**DATA IN THIS EXERCISE:**
# vvvvvw/Sentinel

Hardware: AMD Instinct MI355X
Metric: decided entries/sec (whole node) at 1M resources; % of HBM roofline (higher is better)
Workload: dtype int64/f64

## Files before the change

### sentinel_amd/csrc/decide.hip

```cpp
#include <hip/hip_runtime.h>
#include <stdlib.h>
#include <stdint.h>

#include "authority.h"
#include "chain.h"
#include "aux.h"
#include "pmap.h"

using namespace sg;

#define WAVE 64
#define MAXR 16
#define JMAX_FLOW 4
#define JMAX_DEG 4
#define JMAX_RL 2

__device__ __forceinline__ uint32_t lane_id() { return __lane_id(); }
__device__ __forceinline__ uint64_t lanemask_lt() {
    uint32_t l = lane_id();
    return l == 0 ? 0ull : (~0ull >> (64 - l));
}

#define J8_MAX (1u << 23)
#define SEG_ITEMS 16
// ... 26 lines not shown
__device__ __forceinline__ uint32_t seg_block_excl_scan(uint32_t v, uint32_t* total) {
    __shared__ uint32_t ws[4];
    const int w = threadIdx.x >> 6, l = threadIdx.x & 63;
    uint32_t x = v;
#pragma unroll
    for (int o = 1; o < 64; o <<= 1) {
        const uint32_t y = __shfl_up(x, o, 64);
        if (l >= o) x += y;
    }
    if (l == 63) ws[w] = x;
    __syncthreads();
    uint32_t pre = 0, tot = 0;
#pragma unroll
    for (int k = 0; k < 4; ++k) { if (k < w) pre += ws[k]; tot += ws[k]; }
    *total = tot;
    return pre + x - v;
}
__global__ __launch_bounds__(256) void k_seg_count(const uint32_t* __restrict__ keys, uint64_t n, uint32_t* __restrict__ cnt,
                                                   const uint32_t* __restrict__ lo) {
    const uint64_t b = lo ? *lo : 0u;
    if ((uint64_t)(blockIdx.x + 1) * SEG_TILE <= b) {
        if (threadIdx.x == 0) cnt[blockIdx.x] = 0;
        return;
    }
    uint32_t kk[SEG_ITEMS];
    const uint64_t i0 = (uint64_t)blockIdx.x * SEG_TILE + (uint64_t)threadIdx.x * SEG_ITEMS;
    const uint32_t f = seg_flags16(keys, n, i0, kk, b);
    uint32_t tot;
    (void)seg_block_excl_scan((uint32_t)__popc(f), &tot);
    if (threadIdx.x == 0) cnt[blockIdx.x] = tot;
}
__global__ __launch_bounds__(256) void k_seg_emit(const uint32_t* __restrict__ keys, uint64_t n,
                                                  const uint32_t* __restrict__ off, Seg* __restrict__ segs,
                                                  const uint32_t* __restrict__ lo, const uint32_t* __restrict__ sbase) {
    const uint64_t b = lo ? *lo : 0u;
    if ((uint64_t)(blockIdx.x + 1) * SEG_TILE <= b) return;
    uint32_t kk[SEG_ITEMS];
    const uint64_t i0 = (uint64_t)blockIdx.x * SEG_TILE + (uint64_t)threadIdx.x * SEG_ITEMS;
    uint32_t f = seg_flags16(keys, n, i0, kk, b);
    uint32_t tot;
    uint32_t pos = (sbase ? *sbase : 0u) + off[blockIdx.x] + seg_block_excl_scan((uint32_t)__popc(f), &tot);
#pragma unroll
    for (int j = 0; j < SEG_ITEMS; ++j) {
        if ((f >> j) & 1u) {
            Seg sg;
            sg.res = kk[j];
            sg.start = (uint32_t)(i0 + j);
            sg.len = 0;
            sg.bin = 0;
            segs[pos++] = sg;
        }
    }
}
#define AUX_SHORT 256u
__device__ __forceinline__ uint32_t wave_alloc(uint32_t* ctr, uint32_t k) {
    uint32_t x = k;
#pragma unroll
    for (int o = 1; o < 64; o <<= 1) {
        const uint32_t y = __shfl_up(x, o, 64);
        if ((int)(threadIdx.x & 63) >= o) x += y;
    }
    const uint32_t tot = __shfl(x, 63, 64);
    uint32_t base = 0;
    if ((threadIdx.x & 63) == 63 && tot) base = atomicAdd(ctr, tot);
    base = __shfl(base, 63, 64);
    return base + x - k;
}
__global__ __launch_bounds__(256) void k_seg_bin(Seg* __restrict__ segs, const uint32_t* __restrict__ mp, uint64_t n,
// ... 73 lines not shown
                for (uint32_t wd = b0 >> 5; wd <= (b1 >> 5); ++wd) {
                    uint32_t m32 = 0xFFFFFFFFu;
                    if (wd == (b0 >> 5)) m32 &= 0xFFFFFFFFu << (b0 & 31);
                    if (wd == (b1 >> 5)) m32 &= 0xFFFFFFFFu >> (31 - (b1 & 31));
                    atomicOr(&need_blk[wd], m32);
                }
                tabs = true;
            }
        }
        const uint32_t rank = atomicAdd(&cnt[bin], 1u);
        sg.bin = bin | (auxp ? SEG_AUXP : 0u) | (tabs ? SEG_TABS : 0u) | (rank << SEG_RANK_SHIFT);
        segs[s] = sg;
    }
    if (aux) {
        const uint32_t o = wave_alloc(aux + 0, aux_short ? 1u : 0u);
        if (aux_short) ashort[o] = s;
        const uint32_t q = wave_alloc(aux + 1, aux_np);
        const uint32_t j = wave_alloc(aux + 3, aux_np ? 1u : 0u);
        if (aux_np) along[j] = ((uint64_t)s << 32) | q;
        const uint32_t u = wave_alloc(aux + 2, aux_np > 1 ? 1u : 0u);
        if (aux_np > 1) amulti[u] = ((uint64_t)s << 32) | q;
    }
    if (mix) {
        const uint32_t a = wave_alloc(mixc + 0, mixk == 1 ? 1u : 0u);
        if (mixk == 1) mix[a] = s;
        const uint32_t b = wave_alloc(mixc + 1, mixk == 2 ? 1u : 0u);
        if (mixk == 2) mix[mix_cap + b] = s;
    }
    __syncthreads();
    for (uint32_t b = threadIdx.x; b < N_BINS; b += blockDim.x) blkcnt[(uint64_t)b * nblk + blockIdx.x] = cnt[b];
}
__global__ __launch_bounds__(256) void k_seg_order(Seg* __restrict__ segs, const uint32_t* __restrict__ mp,
                                                   const uint32_t* __restrict__ off, uint32_t nblk,
                                                   uint32_t* __restrict__ order) {
    const uint32_t s = blockIdx.x * blockDim.x + threadIdx.x;
    if (s >= *mp) return;
    const uint32_t v = segs[s].bin, bin = v & 0x3F;
    order[off[(uint64_t)bin * nblk + blockIdx.x] + (v >> SEG_RANK_SHIFT)] = s;
    segs[s].bin = v & ((1u << SEG_RANK_SHIFT) - 1);
}
__global__ void k_bin_offsets(const uint32_t* __restrict__ off, uint32_t nblk, const uint32_t* __restrict__ mp,
                              uint32_t* __restrict__ out) {
    const uint32_t b = threadIdx.x;
    if (b < N_BINS) out[b] = off[(uint64_t)b * nblk];
    if (b == N_BINS) out[b] = *mp;
}

__global__ __launch_bounds__(256) void k_scatter_rec(const SEv* __restrict__ rec_o, uint64_t n,
                                                     const uint32_t* __restrict__ pos_of, SEv* __restrict__ recs,
                                                     uint32_t* __restrict__ prev, uint32_t* __restrict__ nprev,
                                                     Link* __restrict__ link, uint32_t* __restrict__ bst, uint32_t epoch,
                                                     uint32_t* __restrict__ bflags) {
    const uint64_t i = (uint64_t)blockIdx.x * blockDim.x + threadIdx.x;
    if (i >= n) return;
    SEv r = rec_o[i];
    const uint32_t p = pos_of[i] & 0x7FFFFFFFu;
    if (r.code == RC_BATCH) {
        const uint32_t po = pos_of[r.x];
        if (po & 0x80000000u) r.x = po & 0x7FFFFFFFu;
        else r.code = r.kind == SG_EV_EXIT ? RC_NONE : RC_NOT;
    } else if (r.code == RC_PREV) {
        prev[atomicAdd(nprev, 1u)] = p;
    }
    if (r.kind == SG_EV_ENTRY) {
        if (r.cnt == 0) atomicOr(bflags, BF_ZERO_CNT);
    } else if (r.code == RC_NONE || r.code == RC_PREV) {
        atomicOr(&bst[p >> 10], BST_STATIC);
    }
// ... 27 lines not shown
        if (in[k] && kind != SG_EV_ENTRY && code == RC_BATCH)
            xd[k] = reinterpret_cast<unsigned long long*>(kind == SG_EV_EXIT ? &link[w[k].y].exit_l : &link[w[k].y].trace_l);
    }
    auto xch = [&](int k) -> uint32_t {
        const uint64_t p = base + (uint64_t)k * 256 + threadIdx.x;
        return xd[k] ? (uint32_t)(atomicExch(xd[k], ((unsigned long long)epoch << 32) | (uint32_t)p) >> 32) : 0u;
    };
    uint32_t o0 = 0, o1 = 0, o2 = 0, o3 = 0;
    if (tables) { o0 = xch(0); o1 = xch(1); o2 = xch(2); o3 = xch(3); }
    uint32_t ka[4], kb[4];
#pragma unroll
    for (int k = 0; k < 4; ++k) {
        const uint64_t p = base + (uint64_t)k * 256 + threadIdx.x;
        ka[k] = skeys[p < n ? p : n - 1];
        kb[k] = skeys[w[k].y < n ? w[k].y : n - 1];
    }
    bool bad = false;
#pragma unroll
    for (int k = 0; k < 4; ++k)
        if (xd[k] && w[k].y >= kmin && ka[k] != kb[k]) bad = true;
    const bool multi = o0 == epoch || o1 == epoch || o2 == epoch || o3 == epoch;
    if (__ballot(multi) && (threadIdx.x & 63) == 0) atomicOr(bflags, BF_MULTI_LINK);
    if (__ballot(bad) && (threadIdx.x & 63) == 0) atomicOr(bflags, BF_BAD_REF);
    if (!tables) return;
    for (int o = 32; o > 0; o >>= 1) v += (uint32_t)__shfl_xor((int)v, o, 64);
    if ((threadIdx.x & 63) == 0) wsum[threadIdx.x >> 6] = v;
    __syncthreads();
    if (threadIdx.x == 0) {
        const uint32_t sum = wsum[0] + wsum[1] + wsum[2] + wsum[3];
        if (sum) atomicAdd(&bst[blockIdx.x], sum);
    }
}
__global__ void k_resolve(const uint32_t* __restrict__ prev, uint32_t np, const uint8_t* __restrict__ ring,
                          SEv* __restrict__ recs, const uint32_t* __restrict__ vals, const sg_event_ext* __restrict__ ext) {
    const uint32_t i = blockIdx.x * blockDim.x + threadIdx.x;
    if (i >= np) return;
    const uint32_t p = prev[i];
    SEv r = recs[p];
    const uint8_t st = ring[r.x];
    if (st == ST_NOT_ENTRY) r.code = r.kind == SG_EV_EXIT ? RC_NONE : RC_NOT;
    else r.code = (st == ST_PASS || st == ST_PASS_WAIT) ? RC_PASSED : RC_NOT;
    r.x = 0;
    if (ext) {
        const sg_event_ext x = ext[vals[p] & 0x7FFFFFFFu];
        if (!(x.origin_id >> TAG_ORIGIN_BITS)) r.x = x.origin_id | (x.context_id << TAG_ORIGIN_BITS);
    }
    recs[p] = r;
}

#define POST_ITEMS 4
__global__ __launch_bounds__(256) void k_post(const uint32_t* __restrict__ pos_of, const uint32_t* __restrict__ dec,
                                              uint64_t n, uint64_t gbase, uint8_t* __restrict__ ring, uint64_t ring_mask,
                                              uint32_t* __restrict__ out) {
    const uint64_t base = (uint64_t)blockIdx.x * (256 * POST_ITEMS) + threadIdx.x;
    uint32_t po[POST_ITEMS], d[POST_ITEMS];
#pragma unroll
    for (int k = 0; k < POST_ITEMS; ++k) {
        const uint64_t i = base + (uint64_t)k * 256;
        po[k] = i < n ? pos_of[i] : 0u;
    }
#pragma unroll
    for (int k = 0; k < POST_ITEMS; ++k)
        d[k] = (po[k] & 0x80000000u) ? dec[po[k] & 0x7FFFFFFFu] : mk_dec(ST_NOT_ENTRY, 0, 0);
#pragma unroll
    for (int k = 0; k < POST_ITEMS; ++k) {
        const uint64_t i = base + (uint64_t)k * 256;
        if (i < n) {
            out[i] = d[k];
            ring[(gbase + i) & ring_mask] = (uint8_t)(d[k] & 0xFF);
        }
    }
}
// ... 3257 lines not shown
                    if (id != NO_ID) pm_grow(S, id, adds, pool_next, pool_nb, bflags, nullptr, nullptr, 0, epoch);
                }
        }
    }
    __threadfence();
    __syncthreads();
    if (pool_nb && t == 0 && pool_next[PC_RESCUE] == epoch) atomicOr(&sflags, (uint32_t)BF_TINY_FALLBACK);
    __syncthreads();
    if (sflags & BF_TINY_FALLBACK) {
        if (t == 0) atomicOr(bflags, sflags);
        return;
    }
    if (t < m) lane_seg<16>(recs, ev, vals, sg, S, cfg, t0, dec, bflags, t);
    __threadfence();
    __syncthreads();
    if (t < n) {
        const uint32_t d = ev[t].kind == SG_EV_ENTRY ? dec[posof[t]] : (uint32_t)ST_NOT_ENTRY;
        out[t] = d;
        S.ring[(gbase + t) & ring_mask] = (uint8_t)(d & 0xFF);
    }
    if (t == 0 && sflags) atomicOr(bflags, sflags);
}

namespace sg {
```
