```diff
@@ -844,6 +875,52 @@
     return J2P_OK;
 }
 
+static int mark_iteration(j2p_session *s, unsigned i) {
+    if (i % kEventStride == kEventStride - 1) {
+        const int slot = (int)((i / kEventStride) % kEventRing);
+        CK(cudaEventRecord(s->ev[slot], s->stream));
+        s->ev_iter[slot] = (long long)i;
+    }
+    return J2P_OK;
+}
+
+static int iterate_fused(j2p_session *s, unsigned first, unsigned n) {
+    FrameDev &F = s->F;
+    int cx, bands, rows;
+    packed_gradient_geometry(F, &cx, &bands, &rows);
+    auto next_factor = [s] {
+        const float tnext = (1 + sqrtf(1 + 4 * (s->t * s->t))) / 2;
+        const float factor = (s->t - 1) / tnext;
+        s->t = tnext;
+        return factor;
+    };
+    float factor = next_factor();
+    CK(launch_gradient(F, factor, s->stream));
+    s->launches++;
+    for (unsigned i = first; i + 1 < first + n; i++) {
+        const float fnext = next_factor();
+        CK((cudaError_t)j2p_fused_step(&F, s->x_free[0], s->g_free[0], factor, fnext, cx, bands, rows, s->stream));
+        s->launches++;
+        for (int c = 0; c < F.nc; c++) {
+            PlaneDev &P = F.pl[c];
+            float *const xm = P.xp, *const gk = P.g;
+            P.xp = P.x;
+            P.x = s->x_free[c];
+            P.g = s->g_free[c];
+            s->x_free[c] = xm;
+            s->g_free[c] = gk;
+        }
+        const int rc = mark_iteration(s, i);
+        if (rc != J2P_OK) return rc;
+        factor = fnext;
+    }
+    int nproj = 0;
+    CK(launch_project(F, factor, s->stream, &nproj, false));
+    s->launches += (unsigned)nproj;
+    swap_iterates(F);
+    return mark_iteration(s, first + n - 1);
+}
+
 extern "C" int j2p_session_iterate(j2p_session *s, unsigned first, unsigned n) {
     if (!s) return fail(J2P_ERR_ARG, "null session");
     if (s->strip) return fail(J2P_ERR_ARG, "a strip session is driven with j2p_session_gradient / j2p_session_project");
@@ -857,13 +934,15 @@
     }
     int rc = check_ready(s, first);
     if (rc != J2P_OK) return rc;
-    for (unsigned i = first; i < first + n; i++) {
-        rc = one_iteration(s, i, nullptr, nullptr, nullptr);
+    if (s->fused && n >= 2 && !s->recording && !s->F.log_on && !project_tma_enabled()) {
+        rc = iterate_fused(s, first, n);
         if (rc != J2P_OK) return rc;
-        if (i % kEventStride == kEventStride - 1) {
-            const int slot = (int)((i / kEventStride) % kEventRing);
-            CK(cudaEventRecord(s->ev[slot], s->stream));
-            s->ev_iter[slot] = (long long)i;
+    } else {
+        for (unsigned i = first; i < first + n; i++) {
+            rc = one_iteration(s, i, nullptr, nullptr, nullptr);
+            if (rc != J2P_OK) return rc;
+            rc = mark_iteration(s, i);
+            if (rc != J2P_OK) return rc;
         }
     }
     s->next_iter = first + n;
@@ -1255,7 +1334,7 @@
         CK((cudaError_t)objective_api().project(&V, c, count, factor, &R, (void *)s->stream, &n));
         *nlaunch += n;
         n = 0;
-        if (p11) CK(launch_project_tile(s->F, c, count, factor, s->stream, &n, true));
+        if (p11) CK(launch_project_tile(s->F, c, count, factor, s->stream, &n, true, true));
         else if (p22) CK(launch_project_tile22(s->F, c, count, factor, s->stream, &n, true));
         *nlaunch += n;
         c += count - 1;
```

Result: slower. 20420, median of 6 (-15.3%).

**ACTIVITY:** Find "lines" in the data above. Report each line where it appears.

**RESULT OF THIS EXERCISE:**
// ... 26 lines not shown
// ... 73 lines not shown
// ... 27 lines not shown
// ... 3257 lines not shown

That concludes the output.